The floor insulation is there for two reasons: 1) Keep heat in. 2) Keep the floor from getting cold. Those sound the same but the biggest reason to keep the floor from getting cold is to prevent condensation. While sleeping, your exhaled breath contains a lot of moisture. If that moist air touches anything cold it will condense. The condensation on the floor will soak into the mattress, blankets, etc. etc. Insulation in the floor prevents that from happening. The narrow strip down the center that contains no insulation (where the PVC conduit pipes are) is so far in the middle of the mattress area that no moist air can reach it so condensation there won't happen.

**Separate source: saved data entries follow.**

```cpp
__device__ __forceinline__ f32x4 g_mfma_bf16(const gu32x4 a, const gu32x4 b, const f32x4 c) {
  return __builtin_amdgcn_mfma_f32_16x16x32_bf16(__builtin_bit_cast(gbf16x8, a), __builtin_bit_cast(gbf16x8, b), c, 0, 0, 0);
}

template <int ROWS>
using GemmLds = float[2][gemm_tile_floats(ROWS)];

template <bool AK, bool BKM, int TBM, int TBN, bool FAST, bool B3 = false, int NT = 256>
__device__ __forceinline__ void gemm_tile(const GemmArgs& g, const int bx, const int by, const int z, float (*As)[gemm_tile_floats(TBM)],
                                          float (*Bs)[gemm_tile_floats(TBN)]) {
  static_assert(!B3 || FAST, "the bf16x3 form takes interior, aligned tiles only");
  static_assert(TBM <= 64 || B3, "tiles of more than 64 rows exist in the bf16x3 form only");
  static_assert(NT == 256 || B3, "the f32 forms are written for 256 threads");
  constexpr int WR = NT / 128;
  constexpr int WM = TBM / WR;
  constexpr int MI = WM / 16;
  constexpr int RA = TBM * 8 / NT, RB = TBN * 8 / NT;
  constexpr int NJ = TBN / 32;
  constexpr int WN = TBN / 2;
  const int tid = threadIdx.x, lane = tid & 63, wave = tid >> 6;
  const int li = lane & 15, kq = lane >> 4;
  const int wm = wave >> 1, wn = wave & 1;
  const int batch = z / g.ksplit, ks = z - batch * g.ksplit;
  const int m0 = by * TBM, n0 = bx * TBN;
  const int bo = batch / g.nb_inner, bi = batch - bo * g.nb_inner;
  const float* A = g.nptr ? g.Ap[batch] : g.A + bi * g.sA + bo * g.sA2;
  const float* B = g.nptr ? g.Bp[batch] : g.B + bi * g.sB + bo * g.sB2;
  float* C = (g.nptr ? g.Cp[batch] : g.C + bi * g.sC + bo * g.sC2) + ks * g.sSplit;
  const int kbeg = ks * g.kchunk;
  const int kend = min(g.K, kbeg + g.kchunk);

  const bool epi = g.ksplit == 1;
  const float* bias = (epi && g.bias) ? g.bias + bi * g.sBias + bo * g.sBias2 : nullptr;
  const float* mask = (epi && g.mask) ? g.mask + bi * g.sMask + bo * g.sMask2 : nullptr;
  const bool vec_c = (g.ldc % 4 == 0) && ((reinterpret_cast<uintptr_t>(C) & 15) == 0) &&
                     (!mask || ((g.ldmask % 4 == 0) && ((reinterpret_cast<uintptr_t>(mask) & 15) == 0)));
  f32x4 mk[MI][NJ];
#pragma unroll
  for (int i = 0; i < MI; ++i)
#pragma unroll
    for (int j = 0; j < NJ; ++j) {
      mk[i][j] = f32x4{1.f, 1.f, 1.f, 1.f};
      const int m = m0 + wm * WM + i * 16 + li;
      const int n = n0 + wn * WN + j * 16 + 4 * kq;
      if (mask && vec_c && m < g.M && n + 3 < g.N) mk[i][j] = *reinterpret_cast<const f32x4*>(mask + (size_t)m * g.ldmask + n);
    }

  f32x4 acc[MI][NJ];
#pragma unroll
  for (int i = 0; i < MI; ++i)
#pragma unroll
    for (int j = 0; j < NJ; ++j) acc[i][j] = f32x4{0, 0, 0, 0};

  auto load = [&](int k0, f32x4 (&ra)[RA], f32x4 (&rb)[RB]) {
    if constexpr (B3) {
      tile_load_b3<AK, TBM, NT>(A, g.lda, g.M, m0, k0, tid, ra);
      tile_load_b3<BKM, TBN, NT>(B, g.ldb, g.N, n0, k0, tid, rb);
    } else if constexpr (FAST) {
      tile_load_fast<AK, TBM>(A, g.lda, g.M, m0, k0, tid, ra);
      tile_load_fast<BKM, TBN>(B, g.ldb, g.N, n0, k0, tid, rb);
// ... 63 lines not shown
    const int rem = ntiles - t;
    if (rem >= 3) load(k0 + 2 * BK, ra0, rb0);
    multiply(0);
    if (rem >= 2) {
      stage(1, ra1, rb1);
      __syncthreads();
      multiply(1);
    }
    if (rem >= 3) {
      stage(0, ra0, rb0);
      __syncthreads();
      multiply(0);
    }
  }

#pragma unroll
  for (int i = 0; i < MI; ++i)
#pragma unroll
    for (int j = 0; j < NJ; ++j) {
      const int m = m0 + wm * WM + i * 16 + li;
      const int n = n0 + wn * WN + j * 16 + 4 * kq;
      if (m >= g.M || n >= g.N) continue;
      f32x4 v = acc[i][j] * g.alpha;
      if (vec_c && n + 3 < g.N) {
        if (bias) {
#pragma unroll
          for (int r = 0; r < 4; ++r) v[r] += bias[n + r];
        }
        if (epi && g.relu) {
#pragma unroll
// ... 25 lines not shown
#endif
__device__ __forceinline__ int xcd_order(int b, int total) {
  return (CURLA_GEMM_XCD && (total & 7) == 0) ? (b & 7) * (total >> 3) + (b >> 3) : b;
}

template <bool AK, bool BKM, int TBM, int TBN, bool FAST, bool B3 = false, int NT = 256>
__global__ __launch_bounds__(NT) void gemm_kernel(GemmArgs g) {
  __shared__ __attribute__((aligned(16))) GemmLds<TBM> As;
  __shared__ __attribute__((aligned(16))) GemmLds<TBN> Bs;
  const int gx = (g.N + TBN - 1) / TBN, gy = (g.M + TBM - 1) / TBM;
  const int v = xcd_order(blockIdx.x, gx * gy * g.nbatch * g.ksplit);
  const int r = v / gy;
  gemm_tile<AK, BKM, TBM, TBN, FAST, B3, NT>(g, r % gx, v - r * gy, r / gx, As, Bs);
}

template <int TM1, int TN1, int TM2, int TN2, bool B3 = false, bool SECOND_FIRST = false, int NT = 256>
__global__ __launch_bounds__(NT) void gemm_pair_kernel(GemmArgs g1, GemmArgs g2, int n1, int gx1, int gy1, int gx2,
                                                        int gy2, int n2) {
  constexpr int RA = TM1 > TM2 ? TM1 : TM2, RB = TN1 > TN2 ? TN1 : TN2;
  __shared__ __attribute__((aligned(16))) GemmLds<RA> As;
  __shared__ __attribute__((aligned(16))) GemmLds<RB> Bs;
  int bid = blockIdx.x;
  if (CURLA_GEMM_XCD && ((n1 | n2) & 7) == 0) {
    const int x = bid & 7, i = bid >> 3, s1 = n1 >> 3, s2 = n2 >> 3;
    const int fst = SECOND_FIRST ? s2 : s1;
    const bool in_first = i < fst;
    const bool second = SECOND_FIRST ? in_first : !in_first;
    const int j = in_first ? i : i - fst;
    bid = second ? n1 + x * s2 + j : x * s1 + j;
  } else if (SECOND_FIRST) {
    bid = bid < n2 ? bid + n1 : bid - n2;
  }
  if (bid < n1) {
    const int r = bid / gy1;
    gemm_tile<true, true, TM1, TN1, true, B3, NT>(g1, r % gx1, bid - r * gy1, r / gx1,
                                                  reinterpret_cast<float(*)[gemm_tile_floats(TM1)]>(&As[0][0]),
                                                  reinterpret_cast<float(*)[gemm_tile_floats(TN1)]>(&Bs[0][0]));
  } else {
    bid -= n1;
    const int r = bid / gy2;
    gemm_tile<false, true, TM2, TN2, true, B3, NT>(g2, r % gx2, bid - r * gy2, r / gx2,
                                                   reinterpret_cast<float(*)[gemm_tile_floats(TM2)]>(&As[0][0]),
                                                   reinterpret_cast<float(*)[gemm_tile_floats(TN2)]>(&Bs[0][0]));
  }
}

__device__ float g_zero16[16];

constexpr int kFcMaxSteps = 16;

struct FcBwdArgs {
  const float* dz;
  const float* W;
  const float* mask;
  float* out;
  int B, F, K;
};

// ... 682 lines not shown

struct GemmPlan {
  bool small, wide, fast, b3;
  int tbm, tbn;
};

static int gemm_mfma_opt() { return curla_opt(kOptGemmMfma); }
static bool gemm_b3() { return gemm_mfma_opt() == kGemmMfmaB3; }

static bool big_tile_ok(const GemmArgs& g) {
  return gemm_mfma_opt() != kGemmMfmaF32 && g.ksplit == 1 && g.vecA && g.vecB && g.K % BK == 0 && g.K >= 4 * BK && g.M % 128 == 0 &&
         g.N % 64 == 0 && !g.colsum;
}
static long long big_tile_count(const GemmArgs& g) { return (long long)(g.M / 128) * (g.N / 64) * g.nbatch; }

static int gemm_plan(GemmArgs& g, int a_kmajor, int b_kmajor, GemmPlan& p, bool force_big = false) {
  const int M = g.M, N = g.N, K = g.K, nbatch = g.nbatch, ksplit = g.ksplit;
  p.small = ksplit == 1 && !g.bias && !g.mask && !g.relu && g.nptr == 0 && small_shape(M, N, K, nbatch);
  p.wide = false, p.fast = false, p.b3 = false, p.tbm = p.tbn = 16;
  if (g.colsum && !p.small) return CURLA_ERR_UNSUPPORTED;
  if (p.small) {
    const long long t16 = (long long)((M + 15) / 16) * ((N + 15) / 16) * nbatch;
    p.wide = t16 < 64 && K % 256 == 0;
    return CURLA_OK;
  }
  int kc = (K + ksplit - 1) / ksplit;
  kc = (kc + BK - 1) / BK * BK;
  g.kchunk = kc;
  g.stream_c = (long long)M * N * nbatch * (long long)sizeof(float) >= (32LL << 20);
  const long long cu2 = 2LL * curla_cu_count();
  const long long zb = (long long)nbatch * ksplit;
  const long long wgs64 = (long long)((N + 63) / 64) * ((M + 63) / 64) * zb;
  const long long wgs6432 = (long long)((N + 31) / 32) * ((M + 63) / 64) * zb;
  int tbm = 64, tbn = 64;
  if (wgs64 < cu2 && N > 32) tbn = 32;
  if (tbn == 32 && M <= 64 && a_kmajor && b_kmajor && 2 * wgs64 >= cu2) tbn = 64;
  if (tbn == 32 && wgs6432 < cu2 && M > 32) tbm = 32;
  const int tile_opt = curla_opt(kOptGemmTile);
  bool big = big_tile_ok(g) && (force_big || big_tile_count(g) >= curla_cu_count());
  switch (tile_opt) {
    case kGemmTile6464: tbm = 64, tbn = 64, big = false; break;
    case kGemmTile6432: tbm = 64, tbn = 32, big = false; break;
    case kGemmTile3232: tbm = 32, tbn = 32, big = false; break;
    case kGemmTile12864: big = big_tile_ok(g); break;
    default: break;
  }
  if (big) {
    p.tbm = 128, p.tbn = 64, p.fast = true, p.b3 = true;
    g.kchunk = g.K;
    return CURLA_OK;
  }
  p.tbm = tbm, p.tbn = tbn;
  p.fast = g.vecA && g.vecB && (K % BK == 0) && (g.kchunk % BK == 0) && (!a_kmajor || M % tbm == 0) &&
           (!b_kmajor || N % tbn == 0);
  p.b3 = p.fast && gemm_b3();
  return CURLA_OK;
}

static int gemm_launch(GemmArgs& g, int a_kmajor, int b_kmajor, hipStream_t st) {
  const int M = g.M, N = g.N, nbatch = g.nbatch, ksplit = g.ksplit;
  GemmPlan p;
// ... 25 lines not shown
  const bool b3 = p.b3;
#define CURLA_GEMM_LAUNCH3(AKM, BKMAJ, TM, TN, FS, B3F)                                                     \
  hipLaunchKernelGGL((gemm_kernel<AKM, BKMAJ, TM, TN, FS, B3F>), dim3(((N + TN - 1) / TN) * ((M + TM - 1) / TM) * nbatch * ksplit), \
                     dim3(256), 0, st, g)
#define CURLA_GEMM_LAUNCH2(AKM, BKMAJ, TM, TN)               \
  do {                                                       \
    if (b3)                                                  \
      CURLA_GEMM_LAUNCH3(AKM, BKMAJ, TM, TN, true, true);    \
    else if (fast)                                           \
      CURLA_GEMM_LAUNCH3(AKM, BKMAJ, TM, TN, true, false);   \
    else                                                     \
      CURLA_GEMM_LAUNCH3(AKM, BKMAJ, TM, TN, false, false);  \
  } while (0)
#define CURLA_GEMM_LAUNCH(AKM, BKMAJ)                        \
  do {                                                       \
    if (tbm == 128)                                          \
      hipLaunchKernelGGL((gemm_kernel<AKM, BKMAJ, 128, 64, true, true, 512>), dim3((N / 64) * (M / 128) * nbatch), dim3(512), 0, st, g); \
    else if (tbm == 32)                                      \
      CURLA_GEMM_LAUNCH2(AKM, BKMAJ, 32, 32);                \
    else if (tbn == 32)                                      \
      CURLA_GEMM_LAUNCH2(AKM, BKMAJ, 64, 32);                \
    else                                                     \
      CURLA_GEMM_LAUNCH2(AKM, BKMAJ, 64, 64);                \
  } while (0)
  if (a_kmajor && b_kmajor)
    CURLA_GEMM_LAUNCH(true, true);
  else if (a_kmajor)
    CURLA_GEMM_LAUNCH(true, false);
  else if (b_kmajor)
    CURLA_GEMM_LAUNCH(false, true);
  else
// ... 14 lines not shown
  g.A = A, g.B = B, g.C = C, g.bias = bias, g.mask = mask;
  g.M = M, g.N = N, g.K = K, g.lda = lda, g.ldb = ldb, g.ldc = ldc, g.ldmask = ldmask;
  g.sA = strideA, g.sB = strideB, g.sC = strideC, g.sBias = strideBias, g.sMask = strideMask, g.sSplit = split_stride;
  g.nbatch = nbatch, g.ksplit = ksplit;
  g.alpha = alpha, g.relu = relu;
  g.vecA = (lda % 4 == 0) && (strideA % 4 == 0) && aligned16(A);
  g.vecB = (ldb % 4 == 0) && (strideB % 4 == 0) && aligned16(B);
  g.nptr = 0;
  g.colsum = nullptr, g.sColsum = g.sColsum2 = 0;
  g.nb_inner = nbatch, g.sA2 = g.sB2 = g.sC2 = g.sBias2 = g.sMask2 = 0;
  return gemm_launch(g, a_kmajor, b_kmajor, static_cast<hipStream_t>(stream));
}

int curla_gemm_small_shape(int M, int N, int K, int nbatch) { return small_shape(M, N, K, nbatch) ? 1 : 0; }

int curla_gemm_colsum(const float* A, int a_kmajor, int lda, long long strideA, const float* B, int b_kmajor, int ldb,
                      long long strideB, float* C, int ldc, long long strideC, int M, int N, int K, int nbatch,
                      float* colsum, long long strideColsum, void* stream) {
  CURLA_REQUIRE(A && B && C && colsum && M > 0 && N > 0 && K > 0 && nbatch > 0);
  GemmArgs g;
  g.A = A, g.B = B, g.C = C, g.bias = nullptr, g.mask = nullptr;
  g.M = M, g.N = N, g.K = K, g.lda = lda, g.ldb = ldb, g.ldc = ldc, g.ldmask = 0;
  g.sA = strideA, g.sB = strideB, g.sC = strideC, g.sBias = 0, g.sMask = 0, g.sSplit = 0;
  g.nbatch = nbatch, g.ksplit = 1;
  g.alpha = 1.f, g.relu = 0;
  g.vecA = (lda % 4 == 0) && (strideA % 4 == 0) && aligned16(A);
  g.vecB = (ldb % 4 == 0) && (strideB % 4 == 0) && aligned16(B);
  g.nptr = 0;
  g.nb_inner = nbatch, g.sA2 = g.sB2 = g.sC2 = g.sBias2 = g.sMask2 = 0;
  g.colsum = colsum, g.sColsum = strideColsum, g.sColsum2 = 0;
// ... 16 lines not shown

int curla_linear_bwd(const float* dy, long long stride_dy, const float* x, long long stride_x, const float* W,
                     long long stride_W, const float* mask, long long stride_mask, float* dW, long long stride_dW,
                     float* db, long long stride_db, float* dx, long long stride_dx, int B, int N, int K, int nbatch,
                     void* stream) {
  CURLA_REQUIRE(dy && x && W && dW && dx && B > 0 && N > 0 && K > 0 && nbatch > 0);
  hipStream_t st = static_cast<hipStream_t>(stream);
  GemmArgs g1, g2;
  gemm_args_plain(g1, dy, N, stride_dy, x, K, stride_x, dW, K, stride_dW, N, K, B, nbatch);
  g1.colsum = db, g1.sColsum = stride_db;
  gemm_args_plain(g2, dy, N, stride_dy, W, K, stride_W, dx, K, stride_dx, B, K, N, nbatch);
  g2.mask = mask, g2.ldmask = K, g2.sMask = stride_mask;
  GemmPlan p1, p2;
  const bool split = curla_opt(kOptLinearBwd) == kLinearBwdSplit;
  const bool both_big = !split && big_tile_ok(g1) && big_tile_ok(g2) && big_tile_count(g1) + big_tile_count(g2) >= curla_cu_count();
  int rc = gemm_plan(g1, 1, 1, p1, both_big);
  if (rc != CURLA_OK) return rc;
  rc = gemm_plan(g2, 0, 1, p2, both_big);
  if (rc != CURLA_OK) return rc;
  const int T1 = p1.small ? 16 : 0, T2 = p2.small ? 16 : 0;
  const int gx1 = (g1.N + (T1 ? T1 : p1.tbn) - 1) / (T1 ? T1 : p1.tbn), gy1 = (g1.M + (T1 ? T1 : p1.tbm) - 1) / (T1 ? T1 : p1.tbm);
  const int gx2 = (g2.N + (T2 ? T2 : p2.tbn) - 1) / (T2 ? T2 : p2.tbn), gy2 = (g2.M + (T2 ? T2 : p2.tbm) - 1) / (T2 ? T2 : p2.tbm);
  const long long n1 = (long long)gx1 * gy1 * nbatch, n2 = (long long)gx2 * gy2 * nbatch;
  if (!split && n1 + n2 < (1LL << 30)) {
    if (p1.small && p2.small && !p1.wide && !p2.wide) {
      hipLaunchKernelGGL((gemm_small_pair_kernel<4, 8>), dim3((unsigned)(n1 + n2)), dim3(256), 0, st, g1, g2, (int)n1, gx1,
                         gy1, gx2, gy2);
      return curla_launch_status();
    }
    if (!p1.small && !p2.small && p1.fast && p2.fast && p1.tbm == 128 && p2.tbm == 128) {
      if (g2.K >= g1.K)
        hipLaunchKernelGGL((gemm_pair_kernel<128, 64, 128, 64, true, true, 512>), dim3((unsigned)(n1 + n2)), dim3(512), 0, st, g1,
                           g2, (int)n1, gx1, gy1, gx2, gy2, (int)n2);
// ... 246 lines not shown
```

curla_amd/csrc/options.h:

```cpp
#pragma once

enum CurlaOpt {
  kOptConv1U8 = 0,
  kOptConv1F32,
  kOptS1Fwd,
  kOptBwdSplit,
  kOptGemmTile,
  kOptLinearBwd,
  kOptGemmMfma,
  kOptS1Wgrad,
  kOptWgrad1U8,
  kOptCount
};

enum Conv1U8Opt { kConv1U8Auto, kConv1U8Hybrid, kConv1U8Band, kConv1U8Rw, kConv1U8Rwb, kConv1U8Values };
enum Conv1F32Opt { kConv1F32Rw, kConv1F32Band, kConv1F32Values };
enum S1FwdOpt { kS1FwdAuto, kS1FwdF23, kS1FwdF43, kS1FwdB3, kS1FwdValues };
enum BwdSplitOpt { kBwdSplitAuto, kBwdSplitOff, kBwdSplitOn, kBwdSplitValues };
enum GemmTileOpt { kGemmTileAuto, kGemmTile6464, kGemmTile6432, kGemmTile3232, kGemmTile12864, kGemmTileValues };
enum LinearBwdOpt { kLinearBwdPair, kLinearBwdSplit, kLinearBwdValues };
enum GemmMfmaOpt { kGemmMfmaAuto, kGemmMfmaF32, kGemmMfmaB3, kGemmMfmaValues };
enum S1WgradOpt { kS1WgradAuto, kS1WgradX, kS1WgradXY, kS1WgradValues };
enum Wgrad1U8Opt { kWgrad1U8Auto, kWgrad1U8F32, kWgrad1U8B16, kWgrad1U8Values };
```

PostPosted: Sun May 08, 2011 9:22 pm
by egjacks
ok, I am convinced, like I said in the beginning, I just needed to find out what those good reasons for not using it were. I am planning on insulating floor, ceiling and walls. I want to have a 3 1/2 season teardrop on as little budget as possible, but I am willing to spend where its important. that and I don't want a soggy trailer. :) :)

PostPosted: Mon May 09, 2011 7:42 am
by GPW
Jax, you don't need a great deal of thickness to realize an insulation value ... 1/2" of styrofoam would be good in most cases ... Thinner is cheaper ... :thumbsup:


-Thrifty is our game! -

PostPosted: Mon May 09, 2011 8:39 pm
by dh
Remember, you are going to be putting down about 6'' of insulation top of the floor, its called a matress.